Vinícius Baiano

Personal information
- Full name: Vinícius Ferreira de Jesus
- Date of birth: 16 July 1997 (age 29)
- Place of birth: Salvador, Brazil
- Height: 1.80 m (5 ft 11 in)
- Positions: Striker; winger;

Team information
- Current team: Isenmulang Kalteng
- Number: 97

Youth career
- 2015–2018: Avaí

Senior career*
- Years: Team / Apps / (Gls)
- 2017: → Fortaleza (loan) / 8 / (0)
- 2018: → Concórdia (loan) / 11 / (1)
- 2018: → Tubarão (loan) / 9 / (3)
- 2019: Tubarão / 10 / (0)
- 2019: → Atlético Acreano (loan) / 7 / (1)
- 2019: → Caxias (loan) / 7 / (0)
- 2020–2021: Caxias / 18 / (0)
- 2022: Aimoré / 9 / (0)
- 2022: São Bernardo / 4 / (0)
- 2022–2023: Grêmio Prudente / 13 / (0)
- 2023–2024: Passo Fundo / 14 / (2)
- 2024: Real Noroeste / 9 / (0)
- 2024: Glória / 14 / (4)
- 2025: Desportiva Ferroviária / 12 / (4)
- 2025–2026: Naxxar Lions / 30 / (4)
- 2026–: Isenmulang Kalteng / 3 / (0)

= Vinícius Baiano =

Brazilian footballer (born 1997)

Vinícius Ferreira de Jesus (born 16 July 1997), commonly known as Vinícius Baiano, is a Brazilian professional footballer who plays as a striker or winger for Super League club Isenmulang Kalteng.

==Club career==
Born in Salvador, Bahia, Brazil, Baiano spent his early career in Brazil at a young age with Avaí. In 2017, he signed for Fortaleza on loan. Baiano returned to Avaí but subsequently served another loans at Concórdia, and Tubarão.

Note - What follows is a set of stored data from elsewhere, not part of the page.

+      head(h + 1, std::integral_constant<int, 1>());
+    }
+  }
+
+  __syncthreads();
+  issue_slab(rsWo, p.ldwo, 0, R0);
+  issue_slab(rsWo, p.ldwo, 1, R1);
+  tile_gemm(rsWo, p.ldwo);
+  {
+    half4 b4[5];
+#pragma unroll
+    for (int j = 0; j < 5; ++j)
+      b4[j] = p.bo ? *reinterpret_cast<const half4*>(p.bo + wc * 80 + 16 * j + 4 * g) : (half4){0, 0, 0, 0};
+    __syncthreads();
+#pragma unroll
+    for (int i = 0; i < 4; ++i) {
+      const int m = wr * 64 + 16 * i + w;
+#pragma unroll
+      for (int j = 0; j < 5; ++j) {
+        half4 y;
+#pragma unroll
+        for (int r = 0; r < 4; ++r) y[r] = (half_t)(acc[i][j][r] + (float)b4[j][r]);
+        *reinterpret_cast<half4*>(XT + m * XRS + wc * 80 + 16 * j + 4 * g) = y;
+      }
+    }
+  }
+  half8 xr[2][5];
+#pragma unroll
+  for (int h = 0; h < 2; ++h)
+#pragma unroll
+    for (int i = 0; i < 5; ++i)
+      xr[h][i] = *reinterpret_cast<const half8*>(p.x + (row0 + crow + 64 * h) * p.ldx + (cch + 8 * i) * 8);
+  __syncthreads();
+#pragma unroll
+  for (int h = 0; h < 2; ++h)
+#pragma unroll
+    for (int i = 0; i < 5; ++i) {
+      half8 o = *reinterpret_cast<const half8*>(XT + (crow + 64 * h) * XRS + (cch + 8 * i) * 8);
+#pragma unroll
+      for (int j = 0; j < 8; ++j) o[j] = (half_t)((float)o[j] + (float)xr[h][i][j]);
+      *reinterpret_cast<half8*>(p.out + (row0 + crow + 64 * h) * p.ldo + (cch + 8 * i) * 8) = o;
+    }
+}
+
+bool overlaps(const void* a, long abytes, const void* b, long bbytes) {
+  const char* pa = (const char*)a;
+  const char* pb = (const char*)b;
+  return pa < pb + bbytes && pb < pa + abytes;
+}
+
+}
+
+extern "C" int sdmoe_cross_attn_block(const void* x, long ldx, const void* wq_f, long ldwq, const float* bq_f,
+                                      const float* wq_sum, float eps, const void* K, long ldk, const void* V, long ldv,
+                                      int Nk, const void* wo, long ldwo, const void* bo, void* out, long ldo, int nimg,
+                                      int Nq, int heads, int head_dim, float scale, void* stream) {
+  if (!x || !wq_f || !bq_f || !wq_sum || !K || !V || !wo || !out || nimg < 0 || Nq < 0 || Nk <= 0 || heads <= 0 ||
+      head_dim <= 0)
+    return SDMOE_EARG;
+  if (heads != HEADS || head_dim != D || Nk > MAXK || Nq % BM) return SDMOE_EUNSUP;
+  if (ldx % 8 || ldo % 8 || ldk % 8 || ldv % 8 || ldwq % 8 || ldwo % 8 || ldx < C || ldo < C || ldk < C || ldv < C ||
+      ldwq < C || ldwo < C)
+    return SDMOE_ESHAPE;
+  if (((uintptr_t)x | (uintptr_t)out | (uintptr_t)K | (uintptr_t)V | (uintptr_t)wq_f | (uintptr_t)wo |
+       (uintptr_t)bq_f | (uintptr_t)wq_sum) % 16 || (uintptr_t)bo % 8)
+    return SDMOE_ESHAPE;
+  if ((long)Nk * ldk * 2 >= (1L << 31) || (long)Nk * ldv * 2 >= (1L << 31) || C * ldwq * 2 >= (1L << 31) ||
+      C * ldwo * 2 >= (1L << 31))
+    return SDMOE_EUNSUP;
+  const long M = (long)nimg * Nq;
+  if (M == 0) return SDMOE_OK;
+  if (M / BM >= (1L << 31)) return SDMOE_EUNSUP;
+  if (overlaps(x, ((M - 1) * ldx + C) * 2, out, ((M - 1) * ldo + C) * 2)) return SDMOE_EUNSUP;
+  XParams p{(const half_t*)x, ldx, (const half_t*)wq_f, ldwq, bq_f, wq_sum, eps, (const half_t*)K, ldk,
+            (const half_t*)V, ldv, Nk, (const half_t*)wo, ldwo, (const half_t*)bo, (half_t*)out, ldo, Nq,
+            scale * 1.4426950408889634f};
+  xattn_block_kernel<<<dim3((unsigned)(M / BM)), NT, 0, (hipStream_t)stream>>>(p);
+  SDMOE_CHECK_LAUNCH();
+  return SDMOE_OK;
+}
diff --git a/diffusion-models-moe_amd/sdmoe/_lib.py b/diffusion-models-moe_amd/sdmoe/_lib.py
--- a/diffusion-models-moe_amd/sdmoe/_lib.py
+++ b/diffusion-models-moe_amd/sdmoe/_lib.py
@@ -31,6 +31,8 @@
     "sdmoe_ln_fold": [_P, _L, _I, _I, _P, _P, _P, _P, _L, _P, _P, _P],
     "sdmoe_linear_ln": [_P, _L, _P, _L, _P, _P, _F, _P, _L, _I, _I, _I, _P],
     "sdmoe_linear_geglu_ln": [_P, _L, _P, _L, _P, _P, _F, _P, _L, _I, _I, _I, _I, _P, _L, _I, _P],
+    "sdmoe_cross_attn_block": [_P, _L, _P, _L, _P, _P, _F, _P, _L, _P, _L, _I, _P, _L, _P, _P, _L, _I, _I, _I, _I, _F,
+                               _P],
     "sdmoe_attention": [_P, _L, _P, _L, _P, _L, _P, _L, _I, _I, _I, _I, _I, _F, _P],
     "sdmoe_geglu_route": [_P, _L, _I, _I, _I, _I, _I, _P, _P, _P, _P, _P, _L, _P, _L, _P, _P, _P],
     "sdmoe_score_bias": [_P, _L, _I, _I, _P, _P, _L, _P],
diff --git a/diffusion-models-moe_amd/sdmoe/ops.py b/diffusion-models-moe_amd/sdmoe/ops.py
--- a/diffusion-models-moe_amd/sdmoe/ops.py
+++ b/diffusion-models-moe_amd/sdmoe/ops.py
@@ -598,6 +598,41 @@
         scale = d ** -0.5
     st = lib.sdmoe_attention(qp, ldq, kp, ldk, vp, ldv, op, ldo, nimg, Nq, Nk, heads, d, float(scale), _stream())
     _lib.check(st, "sdmoe_attention")
+    return out
+
+
+XATTN_BLOCK_ROWS = 128
+XATTN_BLOCK_MAX_KEYS = 96
+
+
+def cross_attn_block_supported(C, heads, Nk, Nq):
+    return (C == 320 and heads == 8 and 1 <= Nk <= XATTN_BLOCK_MAX_KEYS and Nq > 0
+            and Nq % XATTN_BLOCK_ROWS == 0)
+
+
+def cross_attn_block(x, fold: LNFold, k, v, wo, bo, nimg, Nq, Nk, heads, out=None, scale=None):
+    lib = _lib.load()
+    xp, ldx = _rows(x, "x")
+    kp, ldk = _rows(k, "k")
+    vp, ldv = _rows(v, "v")
+    C = x.shape[1]
+    if x.shape[0] != nimg * Nq or k.shape[0] != nimg * Nk or v.shape[0] != nimg * Nk:
+        raise ValueError("cross_attn_block: rows do not match nimg*Nq / nimg*Nk")
+    if tuple(fold.w.shape) != (C, C) or tuple(wo.shape) != (C, C) or k.shape[1] != C or v.shape[1] != C:
+        raise ValueError(f"cross_attn_block: operands do not match C={C}")
+    d = C // heads
+    if out is None:
+        out = torch.empty((x.shape[0], C), dtype=torch.float16, device=x.device)
+    op, ldo = _rows(out, "out")
+    if scale is None:
+        scale = d ** -0.5
+    st = lib.sdmoe_cross_attn_block(xp, ldx, fold.w.data_ptr(), fold.w.stride(0), fold.bias.data_ptr(),
+                                    fold.wsum.data_ptr(), fold.eps, kp, ldk, vp, ldv, Nk, _dev(wo, "wo"), wo.stride(0),
+                                    None if bo is None else _dev(bo, "bo"), op, ldo, nimg, Nq, heads, d, float(scale),
+                                    _stream())
+    if st == -3:
+        return None
+    _lib.check(st, "sdmoe_cross_attn_block")
     return out
 
 
diff --git a/diffusion-models-moe_amd/sdmoe/unet.py b/diffusion-models-moe_amd/sdmoe/unet.py
--- a/diffusion-models-moe_amd/sdmoe/unet.py
+++ b/diffusion-models-moe_amd/sdmoe/unet.py
@@ -6,7 +6,7 @@
 import torch.nn as nn
 import torch.nn.functional as F
 
-from . import ops
+from . import _lib, ops
 from .config import UNetConfig
 
 CTX_LEN = 77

In early 2019, he extended his contract with Tubarão, but was then loaned out again to Atlético Acreano in June 2019, and Caxias in August 2019. After officially leaving Tubarao, in August 2020, Baiano decided to stay and extend his contract with Caxias for the upcoming season.

In December 2022, Baiano joined Grêmio Prudente, he previously plays for Aimoré and São Bernardo.

=== Naxxar Lions ===
In August 2025, Baiano subsequently moved abroad to Europe, signing with Naxxar Lions to play in the first division of the Maltese league system. He made his league debut for Naxxar Lions on 25 August 2025, in a 0–1 home lose over Marsaxlokk. His first league goal for the club came on 16 September 2025 in a 2–3 home lose over Tarxien Rainbows.

On 4 January 2026, he scored in the 2025–26 Maltese FA Trophy of a 0–3 win over Marsa. Four days later, he also involved in Naxxar's 1–2 away win over Żabbar St. Patrick, scoring in the 45th minute at Victor Tedesco Stadium. On 24 January 2026, Baiano scored the winning goal in a 2–1 home win over Żabbar St. Patrick, his goal in the 79th minute sealed the deal, securing all three points.

During his time with the club, Baiano scored a total of 7 goals and 5 assists in 35 appearances in all competitions.

=== Isenmulang Kalteng ===
In August 2026, he moved to Southeast Asia by signing a professional contract with the Indonesian Super League club Isenmulang Kalteng, ahead of the 2026–27 Super League campaign. He made his league debut for Isenmulang Kalteng on 4 September 2026, in a 4–0 away lose over Arema at the Kanjuruhan Stadium.